One way to remove organic compounds from water is to use the highly reactive hydroxyl radical (HO•), which is one of the most powerful oxidising agents known. The so-called advanced oxidation technologies rely on generating hydroxyl radicals in dirty water, which then react with any contaminants, converting them into harmless molecules. ‘Hydroxyl radicals will destroy practically all organic compounds, forming carbon dioxide and water’ explains Professor Gianluca Li Puma, a chemical engineer at the University of Loughborough.
Hydroxyl radicals are formed when one of the covalent O-H bonds in H2O breaks and the oxygen and hydrogen atoms take one each of the bonding pair of electrons. The resulting unpaired electron on the oxygen atom is what makes the hydroxyl radical so reactive. The O-H bond can be broken in a number of ways: by vibrating it with ultrasound, by electrolysis, by reacting water with ozone, or with hydrogen peroxide in the presence of ultraviolet light. Li Puma’s team are developing a method that uses solar energy to power the bond-breaking reaction. ‘The idea is to use photons to activate a catalyst that can generate the hydroxyl radical’ said Li Puma. The catalyst, made up of titanium dioxide nanoparticles, is a semiconductor, which means it has electrons available to absorb energy from light (in this case ultraviolet light). These electrons become ‘excited’ and can move around the surface of the nanoparticles, in turn leaving behind a positive charge (or ‘hole’) which can oxidise water to form the all-important hydroxyl radical.

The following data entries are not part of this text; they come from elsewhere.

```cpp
int32_t tmi_ba_solver_evaluate(tmi_ba_solver* s, double* residuals, double* jac_camera,
                               double* jac_shared, double* jac_point, uint8_t* valid,
                               int32_t* block_dim) {
  if (!s || s->light) return TMI_BA_ERR_INVALID_ARGUMENT;
  TMI_HIP(hipSetDevice(s->device));
  {
    const int rcm = materialize_host_layout(s);
    if (rcm) return rcm;
  }
  DeviceView& v = s->v;
  Structure& st = s->st;
  const int D = st.D, DP = s->DP;
  const int n_r = st.Nrb * D;
  hipStream_t stream = s->stream;
  if (block_dim) *block_dim = D;
  TMI_HIP(hipMemsetAsync(v.flags, 0, FL_COUNT * sizeof(int), stream));
  hipLaunchKernelGGL(fill_kernel, dim3((n_r + 255) / 256 + 1), dim3(256), 0, stream, v.scale_c, (long long)n_r, 1.0);
  s->launch.expand_scale(v, stream);
  prepare_cameras(s, v.ext, v.intr, v.prep);
  hipLaunchKernelGGL(fill_kernel, dim3((unsigned)(((long long)st.Np_pad * DP + 255) / 256 + 1)), dim3(256), 0, stream, v.scale_p, (long long)st.Np_pad * DP, 1.0);
  {
    DeviceView ve = v;
    ve.drop_pos = 0;
    ve.compact = 0;
    v.compact = 0;
    v.sums_ready = 0;
    s->launch.linearize(ve, stream, v.prep, 0, 1.0, s->nblocks_tracks, nullptr, 0);
  }
  const size_t N = (size_t)st.No_pad;
  std::vector<double> r(residuals ? 2 * N : 0), A(jac_camera ? (size_t)2 * D * N : 0),
      Jp(jac_point ? (size_t)2 * DP * N : 0);
  if (residuals) TMI_HIP(hipMemcpyAsync(r.data(), v.pm_r, r.size() * sizeof(double), hipMemcpyDeviceToHost, stream));
  if (jac_camera) TMI_HIP(hipMemcpyAsync(A.data(), v.pm_A, A.size() * sizeof(double), hipMemcpyDeviceToHost, stream));
  if (jac_point) TMI_HIP(hipMemcpyAsync(Jp.data(), v.pm_Jp, Jp.size() * sizeof(double), hipMemcpyDeviceToHost, stream));
  std::vector<double> A1((jac_shared && st.has_shared) ? (size_t)2 * D * N : 0);
  if (!A1.empty()) TMI_HIP(hipMemcpyAsync(A1.data(), v.pm_A1, A1.size() * sizeof(double), hipMemcpyDeviceToHost, stream));
  TMI_HIP(hipStreamSynchronize(stream));
  if (v.planes_fp32) {
    auto widen = [](std::vector<double>& buf) {
      std::vector<float> f(buf.size());
      if (!f.empty()) memcpy(f.data(), buf.data(), f.size() * sizeof(float));
      for (size_t k = 0; k < f.size(); ++k) buf[k] = (double)f[k];
    };
    widen(r); widen(A); widen(Jp); widen(A1);
  }
  for (size_t e = 0; e < N; ++e) {
    const int64_t i = st.obs_orig[e];
    if (i < 0) continue;
    auto at = [e](int npl, int plane) {
      return (e >> 6) * (size_t)(npl * 64) + (size_t)(plane >> 1) * 128 + ((e & 63) << 1) + (size_t)(plane & 1);
    };
    if (residuals) {
      residuals[2 * i] = r[at(2, 0)];
      residuals[2 * i + 1] = r[at(2, 1)];
    }
    if (jac_camera)
      for (int a = 0; a < D; ++a) {
        jac_camera[(size_t)2 * D * i + a] = A[at(2 * D, 2 * a)];
        jac_camera[(size_t)2 * D * i + D + a] = A[at(2 * D, 2 * a + 1)];
      }
    if (jac_shared)
      for (int a = 0; a < D; ++a) {
        jac_shared[(size_t)2 * D * i + a] = A1.empty() ? 0.0 : A1[at(2 * D, 2 * a)];
        jac_shared[(size_t)2 * D * i + D + a] = A1.empty() ? 0.0 : A1[at(2 * D, 2 * a + 1)];
      }
    if (jac_point)
      for (int a = 0; a < DP; ++a) {
        jac_point[(size_t)2 * DP * i + a] = Jp[at(2 * DP, 2 * a)];
        jac_point[(size_t)2 * DP * i + DP + a] = Jp[at(2 * DP, 2 * a + 1)];
      }
    if (valid) valid[i] = 1;
  }
  if (valid) {
// ... 24 lines not shown
```

### theiasfm_amd/lib.py

```python
from __future__ import annotations

import ctypes as C
import os

import numpy as np

from . import abi

_HERE = os.path.dirname(os.path.abspath(__file__))
LIB_PATH = os.path.join(_HERE, "lib", "libtheia_mi355_ba.so")
_lib = None
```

Li Puma says the TiO2 catalyst reactor is most suited to industrial applications, because of the cost of the catalyst. But if more efficient catalysts that absorb more light (especially in the visible spectrum) can be developed the technology might become cheaper. This could help to produce clean drinking water, especially in developing countries where there is a lot of sunlight. His group is currently working on a project to design a reactor that goes one step further than destroying organic pollutants, and could solve two environmental problems at the same time. ‘The hydroxyl radicals destroy the pollutants, but the electrons from the catalyst can reduce water too, and produce hydrogen that could be used to generate electricity in fuel cells,’ Li Puma explains. This could be a source of ‘green, renewable energy, using only sunlight,’ said Li Puma, who hopes to power the reactor’s water pumps using solar panels, making it totally self-sufficient.
As the population grows, the global water crisis will become worse. The world will need to find new ways of keeping drinking water clean and safe wherever it is needed, and research by chemists will hold the key to solving this problem.